■ **GOAL OF THE EXERCISE**:
Report, from the records below, every line where the word "constexpr" appears.

════════

template <int BLOCK_N, typename TOut>
__global__ void __launch_bounds__(NUM_THREADS, 1)
conv_tc_smallc_kernel(const __grid_constant__ CUtensorMap tmap_a, const __grid_constant__ CUtensorMap tmap_b,
                      const __grid_constant__ CUtensorMap tmap_d, const __grid_constant__ CUtensorMap tmap_d2, const KParams p) {
  constexpr int W_BYTES = sc_w_bytes<BLOCK_N>();
  constexpr int W_TAP = 2 * BLOCK_N * 64;
  extern __shared__ __align__(1024) uint8_t smem_raw[];
  uint8_t* smem = reinterpret_cast<uint8_t*>((reinterpret_cast<uintptr_t>(smem_raw) + 1023) & ~uintptr_t(1023));
  uint8_t* smem_w = smem;
  uint8_t* smem_a = smem_w + W_BYTES;
  uint8_t* staging = smem_a + SC_STAGES * SC_STAGE_BYTES;
  uint64_t* full_bar = reinterpret_cast<uint64_t*>(staging + 2 * STAGING_BYTES);
  uint64_t* empty_bar = full_bar + SC_STAGES;
  uint64_t* w_bar = empty_bar + SC_STAGES;
  constexpr int CHUNK_COLS = 32;
  constexpr int NCHUNKS = BLOCK_N / CHUNK_COLS;

  const int warp = threadIdx.x >> 5, lane = threadIdx.x & 31;
  if (threadIdx.x == 0) {
    asm volatile("prefetch.tensormap [%0];" ::"l"(&tmap_a) : "memory");
    asm volatile("prefetch.tensormap [%0];" ::"l"(&tmap_d) : "memory");
    for (int i = 0; i < SC_STAGES; ++i) { mbar_init(&full_bar[i], 1); mbar_init(&empty_bar[i], CONSUMER_WARPS); }
    mbar_init(w_bar, 1);
    fence_barrier_init();
  }
  __syncthreads();
  const int tiles_per_img = p.tiles_w * p.tiles_h;
  struct TileXY { int img, h0, w0; };
  auto tile_of = [&](int t) {
    TileXY r;
    r.img = t / tiles_per_img;
    const int rem = t - r.img * tiles_per_img;
    r.h0 = (rem / p.tiles_w) * SC_BH;
    r.w0 = (rem % p.tiles_w) * SC_BW;
    return r;
  };

  if (warp < 4) {
    if (threadIdx.x != 0) return;
    mbar_arrive_expect_tx(w_bar, (uint32_t)W_BYTES);
    for (int tap = 0; tap < 9; ++tap) {
      tma_load_2d(&tmap_b, w_bar, smem_w + tap * W_TAP, tap * 3 * p.w_seg, 0);
      tma_load_2d(&tmap_b, w_bar, smem_w + tap * W_TAP + W_TAP / 2, tap * 3 * p.w_seg + p.w_seg, 0);
    }
    int stage = 0;
    uint32_t phase = 0;
    for (int t = blockIdx.x; t < p.total_tiles; t += gridDim.x) {
      const TileXY tc = tile_of(t);
      mbar_wait(&empty_bar[stage], phase ^ 1);
      mbar_arrive_expect_tx(&full_bar[stage], (uint32_t)SC_STAGE_BYTES);
      uint8_t* dst = smem_a + stage * SC_STAGE_BYTES;
      for (int kw = 0; kw < 3; ++kw) {
        tma_load_4d(&tmap_a, &full_bar[stage], dst + kw * SC_BOX_BYTES, 0, tc.w0 + kw - 1, tc.h0 - 1, tc.img);
        tma_load_4d(&tmap_a, &full_bar[stage], dst + (3 + kw) * SC_BOX_BYTES, p.lo_off, tc.w0 + kw - 1, tc.h0 - 1, tc.img);
      }
      if (++stage == SC_STAGES) { stage = 0; phase ^= 1; }
    }
    return;
  }

  const AccThread th = acc_thread();
  float acc[BLOCK_N / 2];
  float sc[BLOCK_N / 4], bi[BLOCK_N / 4];
#pragma unroll
  for (int j = 0; j < BLOCK_N / 8; ++j)
#pragma unroll
    for (int e = 0; e < 2; ++e) {
      const int n = 8 * j + th.cq + e;
      sc[2 * j + e] = p.scale ? __ldg(p.scale + n) : 1.f;
      bi[2 * j + e] = p.bias ? __ldg(p.bias + n) : 0.f;
    }
  mbar_wait(w_bar, 0);
  const uint32_t sw = smem_u32(smem_w);
  int stage = 0;
  uint32_t phase = 0, chunk_ctr = 0;
  for (int t = blockIdx.x; t < p.total_tiles; t += gridDim.x) {
    const TileXY tc = tile_of(t);
    mbar_wait(&full_bar[stage], phase);
    const uint32_t sa = smem_u32(smem_a + stage * SC_STAGE_BYTES) + (uint32_t)(th.g * 64 * 64);
    wgmma_fence();
#pragma unroll
    for (int tap = 0; tap < 9; ++tap) {
      const int kh = tap / 3, kw = tap - 3 * (tap / 3);
      const uint32_t a_tap = sa + (uint32_t)(kw * SC_BOX_BYTES + kh * SC_BW * 64);
      const uint64_t da = make_smem_desc<32>(a_tap), da_lo = make_smem_desc<32>(a_tap + 3 * SC_BOX_BYTES);
      const uint64_t db = make_smem_desc<32>(sw + tap * W_TAP), db_lo = make_smem_desc<32>(sw + tap * W_TAP + W_TAP / 2);
#pragma unroll
      for (int k = 0; k < 2; ++k) {
        const uint64_t ko = (uint64_t)(k * 2);
        Wgmma<BLOCK_N, 0>::mma(acc, da + ko, db + ko, (tap > 0 || k > 0) ? 1u : 0u);
        Wgmma<BLOCK_N, 0>::mma(acc, da + ko, db_lo + ko, 1u);
        Wgmma<BLOCK_N, 0>::mma(acc, da_lo + ko, db + ko, 1u);
      }
    }
    wgmma_commit();
    wgmma_wait<0>();
    if (lane == 0) mbar_arrive(&empty_bar[stage]);
    if (++stage == SC_STAGES) { stage = 0; phase ^= 1; }

#pragma unroll
    for (int ch = 0; ch < NCHUNKS; ++ch) {
      uint8_t* stg = staging + (chunk_ctr & 1) * STAGING_BYTES;
      staging_open<2>(th.ct, [] {});
#pragma unroll
      for (int jj = 0; jj < CHUNK_COLS / 8; ++jj) {
        const int j = ch * (CHUNK_COLS / 8) + jj;
        const int lc = 8 * jj + th.cq;
#pragma unroll
        for (int h = 0; h < 2; ++h) {
          const int row = th.r0 + 8 * h;
          const float v0 = act1<false>(fmaf(acc[4 * j + 2 * h], sc[2 * j], bi[2 * j]), p.act);
          const float v1 = act1<false>(fmaf(acc[4 * j + 2 * h + 1], sc[2 * j + 1], bi[2 * j + 1]), p.act);
          staging_store<TOut>(stg, staging_offset<TOut>(row, lc), v0, v1);
        }
      }
      staging_close<TOut>(th.ct, stg, &tmap_d, &tmap_d2, ch * CHUNK_COLS, tc.w0, tc.h0, tc.img);
      ++chunk_ctr;
    }
  }
  if (th.ct == 0) tma_store_wait_all();
}

static void choose_tile(int Ho, int Wo, int* BW, int* BH) {
  double best = -1.0;
  for (int bw = 1; bw <= (Wo < 128 ? Wo : 128); ++bw) {
    int bh = 128 / bw;
    if (bh > Ho) bh = Ho;
    if (bh < 1) continue;
    const double tiles = (double)((Wo + bw - 1) / bw) * (double)((Ho + bh - 1) / bh);
    const double eff = (double)Wo * Ho / (tiles * 128.0);
    if (eff > best + 1e-9 || (eff > best - 1e-9 && bw > *BW)) { best = eff; *BW = bw; *BH = bh; }
  }
}

struct OutMaps { CUtensorMap d, d2, r, r2; };
static int encode_out_maps(OutMaps* m, const ConvParams& p, int Wo, int Ho, int B, int BW, int BH, uint64_t batch_stride) {
  const bool pair = p.out_dtype == FB200_F16PAIR, f32 = p.out_dtype == FB200_F32;
  const CUtensorMapDataType dt = f32 ? CU_TENSOR_MAP_DATA_TYPE_FLOAT32 : CU_TENSOR_MAP_DATA_TYPE_FLOAT16;
  const int elt = f32 ? 4 : 2;
  const CUtensorMapSwizzle swz = pair ? CU_TENSOR_MAP_SWIZZLE_64B : CU_TENSOR_MAP_SWIZZLE_128B;
  const uint64_t OP = (uint64_t)p.out_pitch, RP = (uint64_t)p.res_pitch;
  const uint64_t dims[4] = {(uint64_t)p.Cout, (uint64_t)Wo, (uint64_t)Ho, (uint64_t)B};
  const uint64_t str[4] = {1, OP, OP * Wo, batch_stride}, rstr[4] = {1, RP, RP * Wo, RP * Wo * Ho};
  const uint32_t box[4] = {(uint32_t)(pair || f32 ? 32 : 64), (uint32_t)BW, (uint32_t)BH, 1};
  int rc = encode(&m->d, dt, elt, 4, p.out, dims, str, box, pair ? "conv_tc: D(hi)" : "conv_tc: D", swz);
  if (rc) return rc;
  m->d2 = m->d;
  if (pair) rc = encode(&m->d2, dt, elt, 4, static_cast<__half*>(p.out) + p.out_lo_off, dims, str, box, "conv_tc: D(lo)", swz);
  if (rc) return rc;
  m->r = m->d; m->r2 = m->d2;
  if (!p.res) return FB200_OK;
  rc = encode(&m->r, dt, elt, 4, const_cast<void*>(p.res), dims, rstr, box, pair ? "conv_tc: R(hi)" : "conv_tc: R", swz);
  if (rc || !pair) return rc;
  return encode(&m->r2, dt, elt, 4, const_cast<__half*>(static_cast<const __half*>(p.res)) + p.res_lo_off, dims, rstr, box, "conv_tc: R(lo)", swz);
}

════════

■ **EXERCISE OUTPUT**:
  constexpr int W_BYTES = sc_w_bytes<BLOCK_N>();
  constexpr int W_TAP = 2 * BLOCK_N * 64;
  constexpr int CHUNK_COLS = 32;
  constexpr int NCHUNKS = BLOCK_N / CHUNK_COLS;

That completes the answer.